- [Records to use]
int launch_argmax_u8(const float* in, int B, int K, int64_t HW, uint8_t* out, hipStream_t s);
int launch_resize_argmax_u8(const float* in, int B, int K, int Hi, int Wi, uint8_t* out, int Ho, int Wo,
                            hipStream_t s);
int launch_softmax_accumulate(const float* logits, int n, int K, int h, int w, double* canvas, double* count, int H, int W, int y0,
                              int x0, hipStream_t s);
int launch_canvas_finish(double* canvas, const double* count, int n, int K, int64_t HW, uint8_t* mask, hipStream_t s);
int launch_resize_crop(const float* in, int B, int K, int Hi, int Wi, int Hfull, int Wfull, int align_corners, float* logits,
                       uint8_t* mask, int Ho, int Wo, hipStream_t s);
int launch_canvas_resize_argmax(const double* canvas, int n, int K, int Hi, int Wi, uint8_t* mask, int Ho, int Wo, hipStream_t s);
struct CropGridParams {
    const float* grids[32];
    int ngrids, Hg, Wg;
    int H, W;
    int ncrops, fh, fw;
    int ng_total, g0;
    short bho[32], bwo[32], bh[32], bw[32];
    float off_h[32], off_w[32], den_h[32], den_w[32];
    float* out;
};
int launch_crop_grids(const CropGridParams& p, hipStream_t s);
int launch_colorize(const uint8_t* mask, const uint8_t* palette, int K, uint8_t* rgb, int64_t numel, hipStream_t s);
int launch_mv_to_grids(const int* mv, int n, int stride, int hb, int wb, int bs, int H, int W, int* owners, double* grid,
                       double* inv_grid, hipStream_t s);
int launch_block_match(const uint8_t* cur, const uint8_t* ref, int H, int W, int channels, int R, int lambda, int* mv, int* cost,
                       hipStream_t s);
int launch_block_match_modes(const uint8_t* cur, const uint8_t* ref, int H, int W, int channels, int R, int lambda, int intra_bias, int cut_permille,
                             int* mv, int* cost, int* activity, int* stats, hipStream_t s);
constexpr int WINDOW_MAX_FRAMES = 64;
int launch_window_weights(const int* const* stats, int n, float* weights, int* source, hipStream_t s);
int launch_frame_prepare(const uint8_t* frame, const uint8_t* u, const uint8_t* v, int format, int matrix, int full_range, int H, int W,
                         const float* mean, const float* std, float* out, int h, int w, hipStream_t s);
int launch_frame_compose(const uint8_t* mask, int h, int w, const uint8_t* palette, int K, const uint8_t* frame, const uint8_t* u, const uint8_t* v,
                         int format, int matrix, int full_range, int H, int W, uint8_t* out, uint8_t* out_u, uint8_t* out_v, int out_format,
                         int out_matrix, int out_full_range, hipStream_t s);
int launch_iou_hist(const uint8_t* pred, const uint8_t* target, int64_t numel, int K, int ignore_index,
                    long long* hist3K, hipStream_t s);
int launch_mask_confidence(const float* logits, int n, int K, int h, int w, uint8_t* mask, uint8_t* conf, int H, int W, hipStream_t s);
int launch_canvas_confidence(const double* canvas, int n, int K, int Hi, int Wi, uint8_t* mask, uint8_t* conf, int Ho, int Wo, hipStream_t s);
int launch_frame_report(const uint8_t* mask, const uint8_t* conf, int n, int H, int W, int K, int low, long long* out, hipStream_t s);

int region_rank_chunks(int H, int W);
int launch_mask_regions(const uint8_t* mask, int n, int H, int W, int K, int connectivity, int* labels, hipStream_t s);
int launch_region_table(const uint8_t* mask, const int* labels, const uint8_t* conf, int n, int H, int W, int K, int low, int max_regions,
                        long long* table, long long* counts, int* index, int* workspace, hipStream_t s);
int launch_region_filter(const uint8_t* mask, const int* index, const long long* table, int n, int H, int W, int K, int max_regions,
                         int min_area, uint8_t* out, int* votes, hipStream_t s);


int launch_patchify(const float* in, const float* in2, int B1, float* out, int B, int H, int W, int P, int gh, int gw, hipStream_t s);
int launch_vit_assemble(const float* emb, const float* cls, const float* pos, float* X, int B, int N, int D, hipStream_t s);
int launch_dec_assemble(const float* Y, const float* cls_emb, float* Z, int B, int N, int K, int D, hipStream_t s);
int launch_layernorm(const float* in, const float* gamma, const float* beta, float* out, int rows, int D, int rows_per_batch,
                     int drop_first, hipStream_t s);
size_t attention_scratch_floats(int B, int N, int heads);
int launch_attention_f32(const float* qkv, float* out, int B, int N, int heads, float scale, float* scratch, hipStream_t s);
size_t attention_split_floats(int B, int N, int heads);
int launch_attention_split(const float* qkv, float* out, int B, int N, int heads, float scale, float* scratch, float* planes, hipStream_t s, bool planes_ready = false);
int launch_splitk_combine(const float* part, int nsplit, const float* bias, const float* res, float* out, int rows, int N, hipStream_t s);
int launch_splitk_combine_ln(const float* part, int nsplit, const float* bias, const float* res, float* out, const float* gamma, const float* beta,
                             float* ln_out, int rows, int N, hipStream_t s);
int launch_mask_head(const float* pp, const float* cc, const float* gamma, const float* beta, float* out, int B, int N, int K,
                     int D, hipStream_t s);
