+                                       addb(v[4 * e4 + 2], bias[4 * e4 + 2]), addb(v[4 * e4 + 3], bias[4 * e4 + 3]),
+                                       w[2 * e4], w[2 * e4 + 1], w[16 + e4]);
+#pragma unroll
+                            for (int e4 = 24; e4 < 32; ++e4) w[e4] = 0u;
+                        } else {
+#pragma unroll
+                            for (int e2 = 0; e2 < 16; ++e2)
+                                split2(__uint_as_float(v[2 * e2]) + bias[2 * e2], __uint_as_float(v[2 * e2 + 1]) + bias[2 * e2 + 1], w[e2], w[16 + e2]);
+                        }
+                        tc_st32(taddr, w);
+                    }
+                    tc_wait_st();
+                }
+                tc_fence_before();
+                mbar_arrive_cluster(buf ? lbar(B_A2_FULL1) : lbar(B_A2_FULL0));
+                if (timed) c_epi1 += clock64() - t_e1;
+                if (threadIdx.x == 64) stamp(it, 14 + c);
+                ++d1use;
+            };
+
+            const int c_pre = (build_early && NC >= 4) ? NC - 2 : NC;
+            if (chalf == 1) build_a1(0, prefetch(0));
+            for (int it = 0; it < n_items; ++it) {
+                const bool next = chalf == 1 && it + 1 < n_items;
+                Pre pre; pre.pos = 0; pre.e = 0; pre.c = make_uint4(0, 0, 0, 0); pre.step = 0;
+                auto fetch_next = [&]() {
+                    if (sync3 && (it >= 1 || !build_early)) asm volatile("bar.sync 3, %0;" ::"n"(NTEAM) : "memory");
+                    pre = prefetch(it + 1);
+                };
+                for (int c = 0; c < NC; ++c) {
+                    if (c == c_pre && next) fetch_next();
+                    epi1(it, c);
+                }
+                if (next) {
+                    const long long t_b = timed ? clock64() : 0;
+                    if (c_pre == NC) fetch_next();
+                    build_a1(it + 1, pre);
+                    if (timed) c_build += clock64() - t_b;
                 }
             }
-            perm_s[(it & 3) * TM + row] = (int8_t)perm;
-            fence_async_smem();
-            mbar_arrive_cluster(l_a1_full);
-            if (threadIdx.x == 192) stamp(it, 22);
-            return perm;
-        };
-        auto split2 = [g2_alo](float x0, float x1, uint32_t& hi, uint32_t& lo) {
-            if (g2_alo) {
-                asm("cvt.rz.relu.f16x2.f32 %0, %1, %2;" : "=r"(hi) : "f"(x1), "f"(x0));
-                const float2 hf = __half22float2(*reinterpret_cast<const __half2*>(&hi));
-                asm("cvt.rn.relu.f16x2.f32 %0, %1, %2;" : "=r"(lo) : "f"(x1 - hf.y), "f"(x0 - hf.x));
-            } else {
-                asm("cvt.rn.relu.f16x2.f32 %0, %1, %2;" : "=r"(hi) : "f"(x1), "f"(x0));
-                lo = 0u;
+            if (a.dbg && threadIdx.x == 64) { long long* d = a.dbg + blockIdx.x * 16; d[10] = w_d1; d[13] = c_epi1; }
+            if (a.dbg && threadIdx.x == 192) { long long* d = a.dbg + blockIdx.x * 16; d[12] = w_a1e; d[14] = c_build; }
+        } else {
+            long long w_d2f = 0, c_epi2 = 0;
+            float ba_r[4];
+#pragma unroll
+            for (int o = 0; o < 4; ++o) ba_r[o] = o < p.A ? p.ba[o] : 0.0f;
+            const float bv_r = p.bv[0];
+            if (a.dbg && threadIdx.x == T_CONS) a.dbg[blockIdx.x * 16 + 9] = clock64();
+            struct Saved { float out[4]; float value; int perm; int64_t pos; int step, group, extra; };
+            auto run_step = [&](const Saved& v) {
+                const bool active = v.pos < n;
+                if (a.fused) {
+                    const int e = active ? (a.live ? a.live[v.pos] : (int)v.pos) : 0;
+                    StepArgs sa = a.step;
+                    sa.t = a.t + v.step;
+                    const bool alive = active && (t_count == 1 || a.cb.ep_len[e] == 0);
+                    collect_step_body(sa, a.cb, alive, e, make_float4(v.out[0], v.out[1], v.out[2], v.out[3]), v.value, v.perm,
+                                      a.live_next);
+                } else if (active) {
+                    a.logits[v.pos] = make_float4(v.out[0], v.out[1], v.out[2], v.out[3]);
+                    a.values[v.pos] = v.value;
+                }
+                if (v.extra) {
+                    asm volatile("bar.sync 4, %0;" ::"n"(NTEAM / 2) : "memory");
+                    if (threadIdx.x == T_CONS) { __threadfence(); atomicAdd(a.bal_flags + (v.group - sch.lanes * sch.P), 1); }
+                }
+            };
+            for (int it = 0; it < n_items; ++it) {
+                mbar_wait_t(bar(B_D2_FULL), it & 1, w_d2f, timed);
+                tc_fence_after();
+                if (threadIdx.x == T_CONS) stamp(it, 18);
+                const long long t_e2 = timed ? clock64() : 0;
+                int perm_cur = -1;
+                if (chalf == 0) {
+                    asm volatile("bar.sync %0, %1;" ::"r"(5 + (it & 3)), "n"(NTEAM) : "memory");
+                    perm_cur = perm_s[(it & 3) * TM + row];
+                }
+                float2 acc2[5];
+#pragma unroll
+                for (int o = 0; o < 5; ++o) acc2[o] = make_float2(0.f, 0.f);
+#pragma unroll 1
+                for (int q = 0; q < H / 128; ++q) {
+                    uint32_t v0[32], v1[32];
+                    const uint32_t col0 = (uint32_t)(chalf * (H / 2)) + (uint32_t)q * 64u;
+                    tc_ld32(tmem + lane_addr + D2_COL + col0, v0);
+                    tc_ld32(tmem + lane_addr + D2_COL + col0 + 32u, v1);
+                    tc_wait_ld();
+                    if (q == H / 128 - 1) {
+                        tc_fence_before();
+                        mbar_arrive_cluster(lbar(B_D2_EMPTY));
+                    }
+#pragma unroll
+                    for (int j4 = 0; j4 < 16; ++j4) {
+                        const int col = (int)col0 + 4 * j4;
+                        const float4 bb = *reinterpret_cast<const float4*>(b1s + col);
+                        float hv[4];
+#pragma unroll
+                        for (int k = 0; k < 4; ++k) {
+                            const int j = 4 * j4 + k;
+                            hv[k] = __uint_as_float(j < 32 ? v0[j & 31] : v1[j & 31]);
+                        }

- [The task]
Restate word for word the lines in the material above from the one with "int x0, hipStream_t" to the one with "int launch_crop_grids(const CropGridParams&"; both of those lines count, and nothing else does.

- [Answer to the problem]
                              int x0, hipStream_t s);
int launch_canvas_finish(double* canvas, const double* count, int n, int K, int64_t HW, uint8_t* mask, hipStream_t s);
int launch_resize_crop(const float* in, int B, int K, int Hi, int Wi, int Hfull, int Wfull, int align_corners, float* logits,
                       uint8_t* mask, int Ho, int Wo, hipStream_t s);
int launch_canvas_resize_argmax(const double* canvas, int n, int K, int Hi, int Wi, uint8_t* mask, int Ho, int Wo, hipStream_t s);
struct CropGridParams {
    const float* grids[32];
    int ngrids, Hg, Wg;
    int H, W;
    int ncrops, fh, fw;
    int ng_total, g0;
    short bho[32], bwo[32], bh[32], bw[32];
    float off_h[32], off_w[32], den_h[32], den_w[32];
    float* out;
};
int launch_crop_grids(const CropGridParams& p, hipStream_t s);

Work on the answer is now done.